The difference between life in a village and that in a town is marked. The villager’s life is a simple one. He dresses simply and eats simple food. His needs are few and are easily satisfied. He is a child of nature, so to say. The air he breathes is pure. The sun he lives under is free and unhindered. Far from the din and bustle of the city, he lives a life of peace.
The majority of the villagers live upon the fruits of their own toils in the field. Their main occupation is agriculture. They work hard in the field from morn till night with the age-old tools and implements of agriculture. But attempts are nowadays being made by government to improve their lot by placing scientific implements at their disposal so that they may carry on their agricultural pursuits in a more fruitful way.
Villagers form a real community and are bound to one another by neighbourly fellow-feeling. They come to one another’s help in times of adversity, which rarely happens in a large city.

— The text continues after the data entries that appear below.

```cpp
template <bool kWeighted>
__global__ __launch_bounds__(256) void packed_ce_rows_kernel(const float* __restrict__ scores, int64_t ld,
                                                             const int64_t* __restrict__ caps,
                                                             const int32_t* __restrict__ dl, int L, int Vx, int pad,
                                                             float* __restrict__ row_loss, float* __restrict__ dscores,
                                                             const float* __restrict__ weight) {
    __shared__ float red[4];
    const int t = blockIdx.x, b = blockIdx.y, tid = threadIdx.x;
    const int64_t row = (int64_t)b * L + t;
    const float* r = scores + row * ld;
    float* dr = dscores ? dscores + row * ld : nullptr;
    int64_t target = -1;
    bool use = t < L - 1 && t < dl[b];
    if (use) {
        target = caps[(int64_t)b * L + t + 1];
        use = target != pad && target >= 0 && target < Vx;
    }
    if (!use) {
        if (tid == 0) row_loss[row] = -1.f;
        if (dr) {
            const int z4 = ((ld & 3) == 0 && (reinterpret_cast<uintptr_t>(dscores) & 15) == 0) ? (int)(Vx >> 2) : 0;
            float4* d4 = reinterpret_cast<float4*>(dr);
            for (int i = tid; i < z4; i += 256) d4[i] = make_float4(0.f, 0.f, 0.f, 0.f);
            for (int i = 4 * z4 + tid; i < Vx; i += 256) dr[i] = 0.f;
        }
        return;
    }
    constexpr int kCeVec = 10;
    const bool in_regs = (Vx & 3) == 0 && (ld & 3) == 0 && Vx <= 256 * 4 * kCeVec &&
                         (reinterpret_cast<uintptr_t>(scores) & 15) == 0 &&
                         (dr == nullptr || (reinterpret_cast<uintptr_t>(dscores) & 15) == 0);
    if (in_regs) {
        const float4* r4 = reinterpret_cast<const float4*>(r);
        const int n4 = Vx >> 2;
        float4 x[kCeVec];
        float m = -INFINITY;
#pragma unroll
        for (int j = 0; j < kCeVec; ++j) {
            const int i = tid + 256 * j;
            x[j] = i < n4 ? r4[i] : make_float4(-INFINITY, -INFINITY, -INFINITY, -INFINITY);
            m = fmaxf(m, fmaxf(fmaxf(x[j].x, x[j].y), fmaxf(x[j].z, x[j].w)));
        }
        m = block_max<4>(m, red);
        float s = 0.f;
#pragma unroll
        for (int j = 0; j < kCeVec; ++j) {
// ... 81 lines not shown
            }
#pragma unroll
            for (int j = 0; j < 4; ++j) {
                const int i = i0 + tid + 256 * j;
                if (i < n4) {
                    float4 gq = make_float4(__expf(x[j].x - m) * inv, __expf(x[j].y - m) * inv, __expf(x[j].z - m) * inv,
                                            __expf(x[j].w - m) * inv);
                    if (i == tq) {
                        if (tr == 0) gq.x -= wr; else if (tr == 1) gq.y -= wr; else if (tr == 2) gq.z -= wr; else gq.w -= wr;
                    }
                    d4[i] = gq;
                }
            }
        }
        for (int i0 = 4 * n4; i0 < Vx; i0 += 256 * 8) {
            float x[8];
#pragma unroll
            for (int j = 0; j < 8; ++j) {
                const int i = i0 + tid + 256 * j;
                x[j] = i < Vx ? r[i] : 0.f;
            }
#pragma unroll
            for (int j = 0; j < 8; ++j) {
                const int i = i0 + tid + 256 * j;
                if (i < Vx) dr[i] = __expf(x[j] - m) * inv - (i == target ? wr : 0.f);
            }
        }
    }
}

template <bool kWeighted>
__global__ __launch_bounds__(256) void packed_ce_reduce_kernel(const float* __restrict__ row_loss, int n, int L,
                                                               const float* __restrict__ weight,
                                                               float* __restrict__ loss_sum, float* __restrict__ count) {
    __shared__ float red[4];
    float s = 0.f, c = 0.f;
    for (int i = threadIdx.x; i < n; i += 256) {
        const float v = row_loss[i];
        if (v > -0.5f) { s += kWeighted ? weight[i / L] * v : v; c += 1.f; }
    }
    s = block_sum<4>(s, red);
    c = block_sum<4>(c, red);
    if (threadIdx.x == 0) { loss_sum[0] = s; count[0] = c; }
}

}
}

extern "C" int ick_pointer_scores(const float* h, const float* ctx, const float* w, const float* bias,
                                  const float* ind, float* out, int32_t B, int32_t T, int32_t Kc, int32_t d,
                                  int64_t out_ld, int32_t col0, const int32_t* out_gmap, void* stream) {
    using namespace ick;
    ICK_CHECK_ARG(h && ctx && w && bias && out && B > 0 && T > 0 && Kc > 0 && d > 0 && d <= 64 * kMaxPerLane);
    ICK_CHECK_ARG(B <= 65535 && col0 >= 0 && out_ld >= col0 + Kc);
    hipStream_t s = (hipStream_t)stream;
    if (d <= 320)
        hipLaunchKernelGGL(pointer_scores_kernel<5>, dim3(T, B), dim3(256), 0, s, h, ctx, w, bias, ind, out, T, Kc, d,
                           out_ld, col0, out_gmap);
    else if (d <= 512)
        hipLaunchKernelGGL(pointer_scores_kernel<8>, dim3(T, B), dim3(256), 0, s, h, ctx, w, bias, ind, out, T, Kc, d,
                           out_ld, col0, out_gmap);
    else
        hipLaunchKernelGGL(pointer_scores_kernel<kMaxPerLane>, dim3(T, B), dim3(256), 0, s, h, ctx, w, bias, ind, out, T,
                           Kc, d, out_ld, col0, out_gmap);
    ICK_LAUNCH_RET();
}

extern "C" int ick_top2(const float* scores, int64_t ld, int32_t B, int32_t Vx, int32_t* best, int32_t* second,
                        void* stream) {
    using namespace ick;
    ICK_CHECK_ARG(scores && best && second && B > 0 && Vx > 0 && ld >= Vx);
    hipLaunchKernelGGL(top2_kernel, dim3(B), dim3(256), 0, (hipStream_t)stream, scores, ld, Vx, best, second);
    ICK_LAUNCH_RET();
}

extern "C" int ick_greedy_update(const int32_t* best, const int32_t* second, int64_t* output, int32_t* top2_hist,
                                 int32_t* finished, int64_t* next_token, int64_t* next_mask, int32_t B, int32_t step,
                                 int32_t max_len, int32_t V, int32_t K, int32_t has_facts, int32_t end_token,
                                 void* stream) {
    using namespace ick;
    ICK_CHECK_ARG(best && second && output && top2_hist && finished && next_token && next_mask);
    ICK_CHECK_ARG(B > 0 && step >= 0 && step < max_len);
    hipLaunchKernelGGL(greedy_update_kernel, dim3(ceil_div(B, 64)), dim3(64), 0, (hipStream_t)stream, best, second,
                       output, top2_hist, finished, next_token, next_mask, B, step, max_len, V, K, has_facts,
                       end_token);
    ICK_LAUNCH_RET();
}

extern "C" int ick_greedy_select(const float* scores, int64_t ld, int32_t B, int32_t Vx, int64_t* output,
                                 int32_t* top2_hist, int32_t* finished, int64_t* next_token, int64_t* next_mask,
                                 int32_t step, int32_t max_len, int32_t V, int32_t K, int32_t has_facts,
                                 int32_t end_token, void* stream) {
    using namespace ick;
    ICK_CHECK_ARG(scores && output && top2_hist && finished && next_token && next_mask);
    ICK_CHECK_ARG(B > 0 && Vx > 0 && ld >= Vx && step >= 0 && step < max_len);
    hipLaunchKernelGGL(greedy_select_kernel, dim3(B), dim3(256), 0, (hipStream_t)stream, scores, ld, Vx, output,
                       top2_hist, finished, next_token, next_mask, step, max_len, V, K, has_facts, end_token);
    ICK_LAUNCH_RET();
}

extern "C" int ick_packed_ce(const float* scores, int64_t ld, const int64_t* captions_sorted,
                             const int32_t* decode_len, int32_t B, int32_t L, int32_t Vx, int32_t pad_token,
                             float* row_loss, float* loss_sum, float* count, float* dscores, void* stream) {
    using namespace ick;
    ICK_CHECK_ARG(scores && captions_sorted && decode_len && row_loss && loss_sum && count);
    ICK_CHECK_ARG(B > 0 && B <= 65535 && L > 0 && Vx > 0 && ld >= Vx);
    hipStream_t s = (hipStream_t)stream;
    hipLaunchKernelGGL(packed_ce_rows_kernel<false>, dim3(L, B), dim3(256), 0, s, scores, ld, captions_sorted, decode_len,
                       L, Vx, pad_token, row_loss, dscores, nullptr);
    hipLaunchKernelGGL(packed_ce_reduce_kernel<false>, dim3(1), dim3(256), 0, s, row_loss, B * L, L, nullptr, loss_sum,
                       count);
    ICK_LAUNCH_RET();
}

extern "C" int ick_packed_ce_weighted(const float* scores, int64_t ld, const int64_t* captions_sorted,
                                      const int32_t* decode_len, const float* weights, int32_t B, int32_t L, int32_t Vx,
                                      int32_t pad_token, float* row_loss, float* loss_sum, float* count, float* dscores,
                                      void* stream) {
    using namespace ick;
    ICK_CHECK_ARG(scores && captions_sorted && decode_len && weights && row_loss && loss_sum && count);
    ICK_CHECK_ARG(B > 0 && B <= 65535 && L > 0 && Vx > 0 && ld >= Vx && (int64_t)B * L <= INT32_MAX);
    hipStream_t s = (hipStream_t)stream;
    hipLaunchKernelGGL(packed_ce_rows_kernel<true>, dim3(L, B), dim3(256), 0, s, scores, ld, captions_sorted, decode_len,
                       L, Vx, pad_token, row_loss, dscores, weights);
    hipLaunchKernelGGL(packed_ce_reduce_kernel<true>, dim3(1), dim3(256), 0, s, row_loss, B * L, L, weights, loss_sum,
                       count);
    ICK_LAUNCH_RET();
}
```

image-captioning-with-external-knowledge_amd/decoder.py:

```python
import math
import os
import struct

import torch
from torch import nn

from . import ops
from .lib import IckError

VARIANT_TYPE_OFFSET = {"geo": 4, "knowledge": 6, "news": 5}
VARIANT_NUM_TYPES = {"geo": 1000, "knowledge": 1000, "news": 20}
VARIANT_NUM_PREDICATES = {"geo": 0, "knowledge": 3000, "news": 3500}


def _sinusoid_table(max_len, d):
    pos = torch.arange(max_len, dtype=torch.float32).unsqueeze(1)
    freq = torch.exp(torch.arange(0, d, 2, dtype=torch.float32) * (-math.log(10000.0) / d))
    table = torch.zeros(max_len, d)
    table[:, 0::2] = torch.sin(pos * freq)
    table[:, 1::2] = torch.cos(pos * freq)
    return table.unsqueeze(1)


class _GraphedCall:
# ... 689 lines not shown
        dh = d // H
        x = t["x"]
        B, T, _ = x.shape
        t["ca"] = torch.empty_like(x)
        t["lse_c"] = torch.empty(B * H * T, device=x.device, dtype=torch.float32) if save else None
        ops.attention_heads(t["qc"], kv, t["ca"], H, dh, T, S, 0, 2 * li, 2 * li + 1, lse=t["lse_c"], drop=t["d_ca"])
        if pk is None:
            t["o2"] = ops.linear(t["ca"], *_wb(layer.multihead_attn.out_proj))
            t["x2"], t["m2"], t["r2"] = _with_stats(ops.add_layernorm(
                t["o2"], t["x1"], *_ln(layer.norm2), save_stats=save, drop=t["d2"]), save)
            t["f"] = ops.linear(t["x2"], *_wb(layer.linear1), relu=True, drop=t["d_ff"])
            t["o3"] = ops.linear(t["f"], *_wb(layer.linear2))
            x3, t["m3"], t["r3"] = _with_stats(ops.add_layernorm(
                t["o3"], t["x2"], *_ln(layer.norm3), save_stats=save, drop=t["d3"]), save)
            return x3, None
        t["x2"] = torch.empty_like(x)
        t["o2"], t["o3"] = (torch.empty_like(x), torch.empty_like(x)) if save else (None, None)
        t["f"] = torch.empty(B, T, layer.linear1.out_features, device=x.device, dtype=torch.float32)
        t["m2"], t["r2"] = ops.rowchain_fwd(
            t["ca"], pk[("d", li, "co")], layer.multihead_attn.out_proj.bias.detach(), t["x1"], *_ln(layer.norm2),
            t["x2"], drop1=t["d2"], o_out=t["o2"], save_stats=save, w2p=pk[("d", li, "l1")],
            b2=layer.linear1.bias.detach(), y2=t["f"], relu=True, drop2=t["d_ff"])
        layers = self.transformer_decoder.layers
        nxt = layers[li + 1] if li + 1 < len(layers) else None
        x3 = torch.empty_like(x)
        qkv_n = None if nxt is None else torch.empty(B, 3, H, T, ops.DHP, device=x.device, dtype=torch.float32)
        t["m3"], t["r3"] = ops.rowchain_fwd(
            t["f"], pk[("d", li, "l2")], layer.linear2.bias.detach(), t["x2"], *_ln(layer.norm3), x3, drop1=t["d3"],
            o_out=t["o3"], save_stats=save, w2p=None if nxt is None else pk[("d", li + 1, "si")],
            b2=None if nxt is None else nxt.self_attn.in_proj_bias.detach(), y2=qkv_n,
            heads=None if nxt is None else (3, H, T, 0, T))
        return x3, qkv_n

    def _score_head(self, h, ee, fe, eib, hv, out, vocab_ps=None):
        B, T, d = h.shape
        V, K = self.vocab_size, ee.shape[1]
        ops.gemm_raw(h if hv is None else hv, self.fc_vocab.weight.detach(), out, B * T, V, d, d, 1, d, 1, out.stride(1),
                     bias=self.fc_vocab.bias.detach(), b_ps=vocab_ps)
        ops.pointer_scores(h, ee, *_wb(self.fc_entity), out, V)
        if self.has_facts:
            ops.pointer_scores(h, fe, *_wb(self.fc_fact), out, V + K, ind=eib)

    @torch.no_grad()
    def get_context_indicators(self, captions, facts, entity_context_size, out_length):
        if not self.has_facts:
            raise AttributeError("the geo variant has no get_context_indicators (geo-aware/models.py)")
        dev = self.fc_vocab.weight.device
        captions = captions.to(device=dev, dtype=torch.int64)
        facts = facts.to(device=dev, dtype=torch.int64).contiguous()
        B, Lc = captions.shape
        mode = 1 if out_length == 1 else 0
        if mode == 0 and out_length > Lc:
            captions = torch.cat([captions, captions.new_full((B, out_length - Lc), self.word_map["<pad>"])], dim=1)
        eib, pi = ops.context_indicators(captions.contiguous(), facts, entity_context_size, self.vocab_size, mode=mode,
                                         dense_pred=self.num_predicates)
        return eib[:, :out_length].unsqueeze(3), pi[:, :out_length].unsqueeze(3)

    @torch.no_grad()
    def get_scores(self, h, entities_encoded, facts_encoded=None, entity_idx_before=None, predicate_indicator=None):
        dev = self.fc_vocab.weight.device
        hb = h.detach().to(dev, torch.float32).permute(1, 0, 2).contiguous()
        ee = entities_encoded.detach().to(dev, torch.float32).contiguous()
        B, T, d = hb.shape
        fe = eib = hv = None
        if self.has_facts:
            if facts_encoded is None or entity_idx_before is None or predicate_indicator is None:
                raise IckError("%s variant: get_scores(h, entities_encoded, facts_encoded, entity_idx_before, "
                               "predicate_indicator)" % self.variant)
            fe = facts_encoded.detach().to(dev, torch.float32).contiguous()
            eib = entity_idx_before.detach().to(dev, torch.float32).reshape(B, T, fe.shape[1]).contiguous()
            pi = predicate_indicator.detach().to(dev, torch.float32).reshape(B * T, self.num_predicates).contiguous()
            gate = ops.linear(pi, self.fc_predicate.weight.detach(), self.fc_predicate.bias.detach()).view(B, T, d)
            hv = ops.mul(hb, gate)
        out = torch.empty(B, T, self.vocab_size + ee.shape[1] + (0 if fe is None else fe.shape[1]), device=dev,
# ... 603 lines not shown
```

image-captioning-with-external-knowledge_amd/lib.py:

```python
import ctypes as C
import os

_PKG = os.path.dirname(os.path.abspath(__file__))
LIB_PATH = os.path.join(_PKG, "libick_amd.so")
if os.environ.get("ICK_LIB_PATH"):
    LIB_PATH = os.environ["ICK_LIB_PATH"]

ICK_GEO, ICK_KNOWLEDGE, ICK_NEWS = 0, 1, 2
VARIANT_ID = {"geo": ICK_GEO, "knowledge": ICK_KNOWLEDGE, "news": ICK_NEWS}
GEMM_RELU, GEMM_ACCUM, GEMM_ATOMIC, GEMM_COLSUM_ONLY = 1, 2, 4, 16

vp = C.c_void_p
i32 = C.c_int32
i64 = C.c_int64
f32 = C.c_float
u32 = C.c_uint32
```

Villagers are, however, far from the paradise we think they are. Malaria, cholera and other fell diseases exact heavy tolls. This is due to the appalling poverty and ignorance of the inhabitants, who do not know and have not the means to observe the rules of sanitation.
But since the attainment of independence the government have been trying their best to improve the standard of village life through various schemes of rural uplift. The progress hitherto made has not been up to the mark. Every effort should be made to improve agriculture in the rural areas. Tubewells should be sunk to remove the want of drinking water and check water-borne diseases. Education up to the middle stage of school education should be imported free to the children of all people, rich and poor, Hospital and charitable dispensaries should be set up in rural areas at reasonable distances so that the poor villagers may get timely a proper treatment. If these are done our villages will become ideal places to live in.